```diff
@@ -1335,9 +1542,23 @@
             g.band_rows = (g.ntm + 7) / 8;
         }
     }
+    g.tail_first = g.tail_rem = 0;
+    int grid = nblocks;
+    if (splitk == 1) {
+        const char* sw = getenv("SC_GEMM_TAIL");
+        const int slots = sw ? atoi(sw) : (sc_tail_default(epi, g) ? sc_gemm_slots() : 0);
+        int nfull = 0, rem = 0;
+        if (slots > 0 && sc_debug_gemm_tail_rule(nblocks, slots, &nfull, &rem)) {
+            g.tail_first = nfull;
+            g.tail_rem = rem;
+            grid = nfull + 2 * rem;
+        }
+    }
+    sc_last_tail[0] = g.tail_first > 0 ? g.tail_first : nblocks;
+    sc_last_tail[1] = g.tail_rem;
     int rc = 0;
 #define SC_CASE(EPI) \
-    if (epi == EPI) rc = launch<EPI>(g, nblocks, st);
+    if (epi == EPI) rc = launch<EPI>(g, grid, st);
     SC_CASE(SC_EPI_BF16)
     SC_CASE(SC_EPI_BF16_BIAS)
     SC_CASE(SC_EPI_F32_BIAS_RES)
diff --git a/spatial-clip_amd/csrc/sc_gemm_common.h b/spatial-clip_amd/csrc/sc_gemm_common.h
--- a/spatial-clip_amd/csrc/sc_gemm_common.h
+++ b/spatial-clip_amd/csrc/sc_gemm_common.h
@@ -33,6 +33,8 @@
     int act = 0;
     int col_group = 0;
     int band_rows = 0;
+    int tail_first = 0;
+    int tail_rem = 0;
 };
 
 SC_DEVICE void sc_tile_colgroup(int idx, const GemmArgs& g, int& tm, int& tn) {
diff --git a/spatial-clip_amd/csrc/sc_kernels.h b/spatial-clip_amd/csrc/sc_kernels.h
--- a/spatial-clip_amd/csrc/sc_kernels.h
+++ b/spatial-clip_amd/csrc/sc_kernels.h
@@ -10,3 +10,5 @@
 
 extern "C" int sc_debug_attn_last_path(int* fwd, int* bwd);
 extern "C" int sc_debug_attn_plan(int B, int L, int H, int dh, int causal, int q_rows, int* fwd, int* bwd);
+extern "C" int sc_debug_gemm_tail_rule(int T, int S, int* nfull, int* rem);
+extern "C" int sc_debug_gemm_last_tail(int* nfull, int* rem, int reset);
diff --git a/spatial-clip_amd/ops.py b/spatial-clip_amd/ops.py
--- a/spatial-clip_amd/ops.py
+++ b/spatial-clip_amd/ops.py
@@ -196,6 +196,23 @@
     f, b = ctypes.c_int(-1), ctypes.c_int(-1)
     check(fn(B, L, H, dh, int(causal), q_rows, ctypes.byref(f), ctypes.byref(b)), "sc_debug_attn_plan")
     return ATTN_FWD_PATHS[f.value], ATTN_BWD_PATHS[b.value]
+
+
+def gemm_tail_rule(T: int, S: int):
+    fn = getattr(_lib.lib(), "sc_debug_gemm_tail_rule")
+    fn.restype, fn.argtypes = ctypes.c_int, [ctypes.c_int] * 2 + [ctypes.POINTER(ctypes.c_int)] * 2
+    nfull, rem = ctypes.c_int(-1), ctypes.c_int(-1)
+    split = fn(T, S, ctypes.byref(nfull), ctypes.byref(rem))
+    assert bool(split) == (rem.value > 0)
+    return nfull.value, rem.value
+
+
+def gemm_last_tail(reset: bool = False):
+    fn = getattr(_lib.lib(), "sc_debug_gemm_last_tail")
+    fn.restype, fn.argtypes = ctypes.c_int, [ctypes.POINTER(ctypes.c_int)] * 2 + [ctypes.c_int]
+    nfull, rem = ctypes.c_int(-1), ctypes.c_int(-1)
+    fn(ctypes.byref(nfull), ctypes.byref(rem), int(reset))
+    return nfull.value, rem.value
 
 
 def _t8_args(t8, rows: int, d: int, what: str):
```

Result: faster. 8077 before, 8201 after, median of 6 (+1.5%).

========================================

_What needs to be done_. Find the word "csrc" in the entries. Copy each line that holds it.

_Written reply_.
diff --git a/spatial-clip_amd/csrc/sc_gemm_common.h b/spatial-clip_amd/csrc/sc_gemm_common.h
--- a/spatial-clip_amd/csrc/sc_gemm_common.h
+++ b/spatial-clip_amd/csrc/sc_gemm_common.h
diff --git a/spatial-clip_amd/csrc/sc_kernels.h b/spatial-clip_amd/csrc/sc_kernels.h
--- a/spatial-clip_amd/csrc/sc_kernels.h
+++ b/spatial-clip_amd/csrc/sc_kernels.h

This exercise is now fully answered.